In search of beauty: Sudanese women throwing caution to the windsBy REEM ABBAS in Khartoum | Friday, June 15 2012 at 16:32
In Sudan, lighter skin is considered prettier and a sign of being enlightened.
To keep men interested, most women will do anything, even when the dangers are obvious. Skin lightening creams, some of which have had corrosive effects on many skins, often become their option.
The costs are not very friendly to all, but due to their demand, skin lighteners are well stocked in different sizes for the different market segments.
"We have been told from an early age, in our folktales, that as women we have to be beautiful," says Hadia Hasaballah , a Gender and Women's Studies professor at Ahfad University for Women.
"The standards of beauty now are light-skin and long hair.”
Sudan is a country divided between a number of dominant ethnic groups, a few of whom have a lighter-complexion. For a long time, the dominant groups have looked to the lighter north, that is Egypt and the rest of North Africa for beauty inspiration. With that comes the colour complex.
On the streets of Khartoum, women are busy. There is a crowded shop on street 40 in the capital that understands women and their skin complexes. Here, they can buy a spoon or a jar full of skin-lightening creams depending on their financial ability.
And this in not a new trend because skin-lightening is an age-old tradition for Sudanese women, but the methods used have now shifted from natural to chemical.
For years, Sudanese women resorted to scrubs made out of orange, yoghurt and natural products to change their skin. Now, with the media setting the standards for beauty by portraying light-skin presenters as hot, Sudanese women are opting for instant options.
The marginalised groups of Western Sudan and the new south, on the other hand, look up to the image of the lighter-skin Sudanese.
It is not so simple, says Hasaballah who has carried out research on skin-lightening creams. "War caused displacement that sent waves of people to urban areas where they were introduced to new colours and new standards of beauty that Sudanese had to live up," she says, but adds that even the educated middle-class girls bleach their skins excessively.
"They want to get married because they are born to think that this is their traditional role; to be wives and mothers," she says.
Sudanese began grasping the dangers of this trend when a popular male musician died of kidney failure a few years ago, reportedly after applying a bleaching cream.
Gadoora's death sparked a lot of debates, but not enough to ban creams containing harmful chemicals like mercury and hydroquinone.
"Mercury causes kidney problems and hydroquinone causes diabetes, hyper-tension and high blood pressure if used in large doses," explains Maha El-Taher, a dermatologist.
A spot-check around Khartoum confirmed fears that many shops sell skin-bleaching creams without knowledge of the chemicals they contain.
"In some case, they know that they are selling chemicals that are illegal," added Dr El-Taher who has been advising her patients to avoid applying the creams.
One of the most commonly used creams in Sudan are Rose and Diana, which have been blacklisted elsewhere because they contain mercury.
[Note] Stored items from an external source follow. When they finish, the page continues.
# isarandi/metrabs

Measured on AMD Instinct MI355X. Metric: crops/sec (256px, 72 depth bins) at 1/2/4/8 MI355X; MPJPE vs ref, higher is better.
Workload: dtype f32

## Files before the change

### metrabs_amd/backbones.py

```python
import collections
import threading

import torch
import torch.nn.functional as F
from torch import nn


class DepthwiseConv2d(nn.Conv2d):

    use_miopen = False
    _backend_lock = threading.Lock()

    def forward(self, x):
        if x.is_cuda and not DepthwiseConv2d.use_miopen and torch.backends.cudnn.enabled:
            cudnn = torch.backends.cudnn
            with DepthwiseConv2d._backend_lock, cudnn.flags(
                    enabled=False, benchmark=cudnn.benchmark, deterministic=cudnn.deterministic,
                    allow_tf32=cudnn.allow_tf32):
                return super().forward(x)
        return super().forward(x)


class ConvBNAct(nn.Sequential):

# ... 211 lines not shown
        self.b = ConvBNAct(cout, cout, 3, 1, act=None, eps=1e-5)
        self.down = None if stride == 1 and cin == cout else ConvBNAct(cin, cout, 1, stride, act=None, eps=1e-5)

    def forward(self, x):
        idt = x if self.down is None else self.down(x)
        return torch.relu(self.b(self.a(x)) + idt)


def resnet18():
    layers = [ConvBNAct(3, 64, 7, 2, act=nn.ReLU, eps=1e-5), nn.MaxPool2d(3, 2, 1)]
    cin = 64
    for cout, stride in [(64, 1), (128, 2), (256, 2), (512, 2)]:
        layers += [BasicBlock(cin, cout, stride), BasicBlock(cout, cout, 1)]
        cin = cout
    net = nn.Sequential(*layers)
    net.out_channels = 512
    return net


class MBv3Block(nn.Module):
    def __init__(self, cin, k, exp, cout, se, hs, stride):
        super().__init__()
        act = nn.Hardswish if hs else nn.ReLU
        self.residual = stride == 1 and cin == cout
        layers = []
        if exp != cin:
            layers.append(ConvBNAct(cin, exp, 1, 1, act=act))
        layers.append(ConvBNAct(exp, exp, k, stride, groups=exp, act=act))
        if se:
            layers.append(SqueezeExcite(exp, max(8, exp // 4), gate=nn.Hardsigmoid, act=nn.ReLU))
        layers.append(ConvBNAct(exp, cout, 1, 1, act=None))
        self.block = nn.Sequential(*layers)

    def forward(self, x):
        return _block_plus_skip(self.block, x) if self.residual else self.block(x)


def mobilenet_v3_large():
    table = [(3, 16, 16, 0, 0, 1), (3, 64, 24, 0, 0, 2), (3, 72, 24, 0, 0, 1), (5, 72, 40, 1, 0, 2),
             (5, 120, 40, 1, 0, 1), (5, 120, 40, 1, 0, 1), (3, 240, 80, 0, 1, 2), (3, 200, 80, 0, 1, 1),
             (3, 184, 80, 0, 1, 1), (3, 184, 80, 0, 1, 1), (3, 480, 112, 1, 1, 1), (3, 672, 112, 1, 1, 1),
             (5, 672, 160, 1, 1, 2), (5, 960, 160, 1, 1, 1), (5, 960, 160, 1, 1, 1)]
    layers = [Preproc(), ConvBNAct(3, 16, 3, 2, act=nn.Hardswish)]
    cin = 16
    for k, exp, cout, se, hs, s in table:
        layers.append(MBv3Block(cin, k, exp, cout, bool(se), bool(hs), s))
        cin = cout
    layers += [ConvBNAct(cin, 960, 1, 1, act=nn.Hardswish), ConvBNAct(960, 1280, 1, 1, act=nn.Hardswish)]
    net = nn.Sequential(*layers)
    net.out_channels = 1280
    return net


def build_backbone(name):
    name = name.lower()
    if name in ('efficientnetv2-s', 'effnetv2-s', 'effv2s'):
        return efficientnetv2('s')
    if name in ('efficientnetv2-l', 'effnetv2-l', 'effv2l'):
        return efficientnetv2('l')
    if name in ('resnet18', 'resnet-18'):
        return resnet18()
    if name in ('mobilenetv3', 'mobilenetv3-large', 'mobilenet-v3'):
        return mobilenet_v3_large()
    raise ValueError(f'unknown backbone {name}')


_ACT_NAMES = {nn.SiLU: 'silu', nn.ReLU: 'relu', nn.Hardswish: 'hardswish'}


class ConvBiasAct(nn.Module):

    def __init__(self, conv, bias, act):
        super().__init__()
        self.conv = conv
        self.register_buffer('bias', bias.detach().float().contiguous())
        self.act = act
        self.act_name = None if act is None else _ACT_NAMES[type(act)]
        self.emit_mean = False
        self._mean = None
        self._gate = None
        self.last_path = None

    use_k13 = True
    k13_slower = frozenset({(1536, 256, 64)})

    def k13_takes(self, x):
        c = self.conv
        if not (ConvBiasAct.use_k13 and not self.emit_mean and x.is_cuda and c.kernel_size == (1, 1)
                and c.stride == (1, 1) and c.padding == (0, 0) and c.dilation == (1, 1) and c.groups == 1
                and c.bias is None and c.padding_mode == 'zeros'):
            return False
        if torch.is_autocast_enabled('cuda') or (torch.is_grad_enabled() and c.weight.requires_grad):
            return False
        if x.dim() != 4 or (c.in_channels, c.out_channels, x.shape[2] * x.shape[3]) in ConvBiasAct.k13_slower:
            return False
        from . import kernels
        return kernels.conv1x1_supported(x, c.weight)

    def k13_accepts(self, x, residual):
        return self.k13_takes(x) and (residual is None or (residual.dtype == x.dtype and residual.is_contiguous()
                                                           and residual.data_ptr() % 16 == 0))

    use_k13h = True
    k13h_slower = frozenset({(192, 48, 4096), (256, 64, 1024), (1536, 256, 64), (256, 64, 9216), (768, 192, 576),
                             (1152, 224, 576), (1344, 224, 576), (1344, 384, 144), (2304, 384, 144),
                             (2304, 640, 144), (640, 3840, 144), (3840, 640, 144), (640, 1280, 144)})

    def k13h_takes(self, x):
        return self._k13h_takes(x, ConvBiasAct.k13h_slower)

    def _k13h_takes(self, x, slower):
        c = self.conv
        if not (ConvBiasAct.use_k13h and not self.emit_mean and x.is_cuda and x.dtype == c.weight.dtype
                and x.dtype in (torch.float16, torch.bfloat16) and c.kernel_size == (1, 1)
                and c.stride == (1, 1) and c.padding == (0, 0) and c.dilation == (1, 1) and c.groups == 1
                and c.bias is None and c.padding_mode == 'zeros'):
            return False
        if torch.is_autocast_enabled('cuda') or (torch.is_grad_enabled() and c.weight.requires_grad):
            return False
        if x.dim() != 4 or (c.in_channels, c.out_channels, x.shape[2] * x.shape[3]) in slower:
            return False
        from . import kernels
        return kernels.conv1x1_16_supported(x, c.weight)

    deep_projects = False
    deep_config = 'deepk'
    k13h_deep_slower = frozenset({(3840, 640, 144)})

    def k13h_deep_takes(self, x):
        return self.deep_projects and self._k13h_takes(x, ConvBiasAct.k13h_deep_slower)

    def give_gate(self, x, gate):
        self._gate = (x, gate)

    def take_mean_f32(self, x):
        held, self._mean = self._mean, None
        if held is not None and held[0] is x:
            return held[1]
        return None

    def take_mean(self, x):
        m = self.take_mean_f32(x)
        return None if m is None else m.to(x.dtype).view(x.shape[0], x.shape[1], 1, 1)

    def forward(self, x, residual=None, defer_epilogue=False, pre=None):
        if defer_epilogue:
            self.last_path = 'library'
            return self.conv(x)
        if pre is not None:
            from . import kernels
            self._gate, self.last_path = None, 'k13'
            return kernels.conv1x1_bias_act(x, self.conv.weight, self.bias, self.act_name, residual=residual,
                                            in_bias=pre.bias, in_act=pre.act_name)
        held, self._gate = self._gate, None
        gate = held[1] if held is not None and held[0] is x else None
        w16 = self.conv.weight.dtype
        if x.dtype != w16 and w16 in (torch.float16, torch.bfloat16) and not torch.is_autocast_enabled(x.device.type):
            x = x.to(w16)
        skip_ok = residual is None or (residual.dtype == x.dtype and residual.is_contiguous()
                                       and residual.data_ptr() % 16 == 0)
        if skip_ok and self.k13h_deep_takes(x):
            from . import kernels
            self.last_path = 'k13h_deep' if gate is None else 'k13h_deep_gate'
            return kernels.conv1x1_bias_act16(x, self.conv.weight, self.bias, self.act_name, gate=gate,
                                              residual=residual, config=ConvBiasAct.deep_config)
        if skip_ok and self.k13h_takes(x):
            from . import kernels
# ... 359 lines not shown
```

### metrabs_amd/csrc/conv1x1.hip

```cpp
#include <type_traits>

#include "common.h"

namespace mtr {

typedef float f32x16 __attribute__((ext_vector_type(16)));

constexpr int kC1PadX = 32;
constexpr int kC1PadW = 4;

template <int WM, int WN, int FM, int FN, int BK, int ACT, int PRE>
__global__ __launch_bounds__(64 * WM * WN) void conv1x1_kernel(
    const float* __restrict__ x, const float* __restrict__ w, const float* __restrict__ bias,
    const float* __restrict__ in_bias, const float* __restrict__ gate, const float* __restrict__ residual,
    float* __restrict__ y, int M, int K, int HW, int n_total, FastDiv by_hw) {
  constexpr int NT = 64 * WM * WN;
  constexpr int BM = 32 * FM * WM, BN = 32 * FN * WN;
  constexpr int LDX = BN + kC1PadX, LDW = BM + kC1PadW;
  constexpr int XROW4 = BN / 4;
  constexpr int XPASS = NT / XROW4;
  constexpr int XV = (BK + XPASS - 1) / XPASS;
  constexpr int WPASS = NT / (BK / 4);
  constexpr int WV = (BM + WPASS - 1) / WPASS;
  static_assert(NT % XROW4 == 0 && NT % (BK / 4) == 0, "loader mapping");
// ... 180 lines not shown
  auto store_tile = [&](int stage, int kt, auto set) {
    constexpr int P = decltype(set)::value;
    const int k0 = kt * kDkBK;
    const float g = has_gate ? rg[P] : 1.0f;
    const bool x_ok = xcol_ok && k0 + xk < K;
    float* xd = &xs[stage * XS + xk * kDkBN + xp];
    float v0 = rx[P][0], v1 = rx[P][XV - 1];
    if constexpr (PRE >= 0) {
      v0 = settled(activate<PRE>(v0 + rbi[P]));
      if constexpr (XV == 2) v1 = settled(activate<PRE>(v1 + rbi[P]));
    }
    if constexpr (XV == 2) {
      *reinterpret_cast<float2*>(xd) = make_float2(x_ok ? v0 * g : 0.0f, x_ok ? v1 * g : 0.0f);
    } else {
      *xd = x_ok ? v0 * g : 0.0f;
    }
    const bool k_ok = k0 + wk4 * 4 < K;
#pragma unroll
    for (int v = 0; v < 4; ++v) {
      const int row = wr0 + v * (NT / 8);
      const bool ok = k_ok && m0 + row < M;
      float4 u = rw[P][v];
      u.x = ok ? u.x : 0.0f; u.y = ok ? u.y : 0.0f; u.z = ok ? u.z : 0.0f; u.w = ok ? u.w : 0.0f;
      *reinterpret_cast<float4*>(&ws[stage * WS + row * kDkLDW + wk4 * 4]) = u;
    }
  };

  f32x4 acc[2];
#pragma unroll
  for (int f = 0; f < 2; ++f)
#pragma unroll
    for (int r = 0; r < 4; ++r) acc[f][r] = 0.0f;

  const int c = lane & 15, kg = lane >> 4;
  auto multiply = [&](int stage, int kk0) {
    const float* xb_ = &xs[stage * XS + kg * kDkBN + c];
    const float* wb_ = &ws[stage * WS + (wave * 32 + c) * kDkLDW + kg];
#pragma unroll
    for (int kk = kk0; kk < kk0 + kDkBK / 2; kk += 4) {
      const float a = xb_[kk * kDkBN];
      const float b0 = wb_[kk], b1 = wb_[16 * kDkLDW + kk];
      acc[0] = __builtin_amdgcn_mfma_f32_16x16x4f32(a, b0, acc[0], 0, 0, 0);
      acc[1] = __builtin_amdgcn_mfma_f32_16x16x4f32(a, b1, acc[1], 0, 0, 0);
    }
  };

  const int n_tiles = (K + kDkBK - 1) / kDkBK;
  constexpr std::integral_constant<int, 0> ra{};
  constexpr std::integral_constant<int, 1> rb{};
  load_tile(0, ra);
  if (n_tiles > 1) load_tile(1, rb);
  store_tile(0, 0, ra);
  if (n_tiles > 1) store_tile(1, 1, rb);
  if (n_tiles > 2) load_tile(2, ra);
  __syncthreads();
  int stage = 0;
  auto step = [&](int t, auto hold, auto issue, auto guarded) {
    constexpr bool G = decltype(guarded)::value;
    if (!G || t + 3 < n_tiles) load_tile(t + 3, issue);
    multiply(stage, 0);
    __builtin_amdgcn_sched_barrier(0);
    if (!G || t + 2 < n_tiles) store_tile(stage == 0 ? 2 : stage - 1, t + 2, hold);
    __builtin_amdgcn_sched_barrier(0);
    multiply(stage, kDkBK / 2);
    stage = stage == 2 ? 0 : stage + 1;
    __syncthreads();
  };
  int t = 0;
  for (; t + 4 < n_tiles; t += 2) {
    step(t, ra, rb, std::false_type{});
    step(t + 1, rb, ra, std::false_type{});
  }
  for (; t < n_tiles; t += 2) {
    step(t, ra, rb, std::true_type{});
    if (t + 1 < n_tiles) step(t + 1, rb, ra, std::true_type{});
  }

  const int col = n0 + 4 * kg;
  if (col >= n_total) return;
  const unsigned b = fastdiv((unsigned)col, by_hw);
#pragma unroll
  for (int f = 0; f < 2; ++f) {
    const int m = m0 + wave * 32 + f * 16 + c;
    if (m >= M) continue;
    const float bm = bias[m];
    const long long off = ((long long)b * M + m) * HW + (col - (int)b * HW);
    float4 r;
    r.x = activate<ACT>(acc[f][0] + bm);
    r.y = activate<ACT>(acc[f][1] + bm);
    r.z = activate<ACT>(acc[f][2] + bm);
    r.w = activate<ACT>(acc[f][3] + bm);
    if (residual) {
      const float4 q = *reinterpret_cast<const float4*>(residual + off);
      r.x += q.x; r.y += q.y; r.z += q.z; r.w += q.w;
    }
    *reinterpret_cast<float4*>(y + off) = r;
  }
}

constexpr int kStR = 16;
constexpr int kStWaves = 4;
constexpr size_t kStMaxWeight = 64 * 1024;

inline int stream_kpad(int K) { return (K + 2 * kStR - 1) / (2 * kStR) * (2 * kStR); }
inline bool stream_fits(int M, int K) {
  return M <= 96 && (size_t)stream_kpad(K) * ((M + 31) / 32 * 32) * sizeof(float) <= kStMaxWeight;
}

template <int MT, int PRE, bool GATE>
__global__ __launch_bounds__(64 * kStWaves) void conv1x1_stream_kernel(
    const float* __restrict__ x, const float* __restrict__ w, const float* __restrict__ bias,
    const float* __restrict__ in_bias, const float* __restrict__ gate, const float* __restrict__ residual,
    float* __restrict__ y, int M, int K, int HW, int n_total, FastDiv by_hw, int act, int tiles) {
  constexpr int NT = 64 * kStWaves, LDW = 32 * MT;
  extern __shared__ float4 st_lds[];
  const int Kpad = (K + 2 * kStR - 1) / (2 * kStR) * (2 * kStR);
  float* ws = reinterpret_cast<float*>(st_lds);
  float* bs = ws + Kpad * LDW;

  const int tid = threadIdx.x, lane = tid & 63, wave = tid >> 6;
  const int half = lane >> 5, l32 = lane & 31;
  const long long khw = (long long)K * HW;
  const int n_chunks = Kpad / (2 * kStR);
  const int n0 = blockIdx.x * (32 * kStWaves * tiles);

  int col0 = 0;
  bool ok = false;
  const float* xsrc = x;
  const float* gsrc = x;
  auto enter_tile = [&](int tile) {
    col0 = n0 + tile * 32;
    const int col = col0 + l32;
    ok = col < n_total;
    const unsigned b = ok ? fastdiv((unsigned)col, by_hw) : 0u;
    xsrc = x + (long long)b * khw + (long long)half * HW + (ok ? col - (int)b * HW : 0);
    if constexpr (GATE) gsrc = gate + (long long)b * K + half;
  };

  float xa[kStR], xb[kStR], ga[kStR], gb[kStR];
  auto load_chunk = [&](int c, float (&xr)[kStR], float (&gr)[kStR]) {
#pragma unroll
    for (int j = 0; j < kStR; ++j) {
      const int kk = min(c * (2 * kStR) + 2 * j, K - 2);
      xr[j] = xsrc[(long long)kk * HW];
      if constexpr (GATE) gr[j] = gsrc[kk];
    }
  };

  f32x16 acc[MT];
  auto multiply_chunk = [&](int c, const float (&xr)[kStR], const float (&gr)[kStR]) {
#pragma unroll
    for (int j = 0; j < kStR; ++j) {
      const int k = c * (2 * kStR) + 2 * j;
      float v = xr[j];
      if constexpr (PRE >= 0) v = settled(activate<PRE>(v + bs[k + half]));
      if constexpr (GATE) v *= gr[j];
      v = (ok && k < K) ? v : 0.0f;
      const float* wb_ = &ws[(k + half) * LDW + l32];
#pragma unroll
      for (int i = 0; i < MT; ++i) acc[i] = __builtin_amdgcn_mfma_f32_32x32x2f32(v, wb_[i * 32], acc[i], 0, 0, 0);
    }
  };

  enter_tile(wave);
  load_chunk(0, xa, ga);

  for (int e = tid; e < (Kpad / 4) * LDW; e += NT) {
    const int m = e % LDW, k = (e / LDW) * 4;
    float4 t = make_float4(0.0f, 0.0f, 0.0f, 0.0f);
    if (m < M && k < K) t = *reinterpret_cast<const float4*>(w + (long long)m * K + k);
    float* d = &ws[k * LDW + m];
    d[0] = t.x; d[LDW] = t.y; d[2 * LDW] = t.z; d[3 * LDW] = t.w;
  }
  if constexpr (PRE >= 0)
    for (int k = tid; k < Kpad; k += NT) bs[k] = k < K ? in_bias[k] : 0.0f;
  __syncthreads();

  for (int tile = wave;;) {
#pragma unroll
    for (int i = 0; i < MT; ++i)
#pragma unroll
      for (int r = 0; r < 16; ++r) acc[i][r] = 0.0f;
    int c = 0;
    for (; c + 1 < n_chunks; c += 2) {
      load_chunk(c + 1, xb, gb);
      multiply_chunk(c, xa, ga);
      load_chunk(c + 2, xa, ga);
      multiply_chunk(c + 1, xb, gb);
    }
    if (c < n_chunks) multiply_chunk(c, xa, ga);

    auto epilogue = [&](auto act_c) {
      constexpr int ACT = decltype(act_c)::value;
#pragma unroll
      for (int i = 0; i < MT; ++i) {
        const int m = i * 32 + l32;
        if (m >= M) continue;
        const float bm = bias[m];
#pragma unroll
        for (int g = 0; g < 4; ++g) {
          const int col = col0 + 8 * g + 4 * half;
          if (col >= n_total) continue;
          const unsigned b = fastdiv((unsigned)col, by_hw);
          const long long off = ((long long)b * M + m) * HW + (col - (int)b * HW);
          float4 r;
          r.x = activate<ACT>(acc[i][4 * g + 0] + bm);
          r.y = activate<ACT>(acc[i][4 * g + 1] + bm);
          r.z = activate<ACT>(acc[i][4 * g + 2] + bm);
          r.w = activate<ACT>(acc[i][4 * g + 3] + bm);
          if (residual) {
            const float4 q = *reinterpret_cast<const float4*>(residual + off);
            r.x += q.x; r.y += q.y; r.z += q.z; r.w += q.w;
          }
          *reinterpret_cast<float4*>(y + off) = r;
        }
      }
    };
    switch (act) {
      case kActRelu: epilogue(std::integral_constant<int, kActRelu>{}); break;
      case kActSilu: epilogue(std::integral_constant<int, kActSilu>{}); break;
      case kActHardswish: epilogue(std::integral_constant<int, kActHardswish>{}); break;
      default: epilogue(std::integral_constant<int, kActNone>{}); break;
    }

    tile += kStWaves;
    if (tile >= kStWaves * tiles) break;
    enter_tile(tile);
    load_chunk(0, xa, ga);
  }
}
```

Products containing the chemical have been banned in many countries after Europe did it in 1976.
A pharmacist who worked in East Sudan, Doha Atta says that most girls look for low-quality creams. "Most girls ask for the pills. They act faster," says Atta.
"Some of my friends have suffered many skin damages because of using such creams, I strongly advised them to stop," says Esam, a beauty conscious lady based in Khartoum.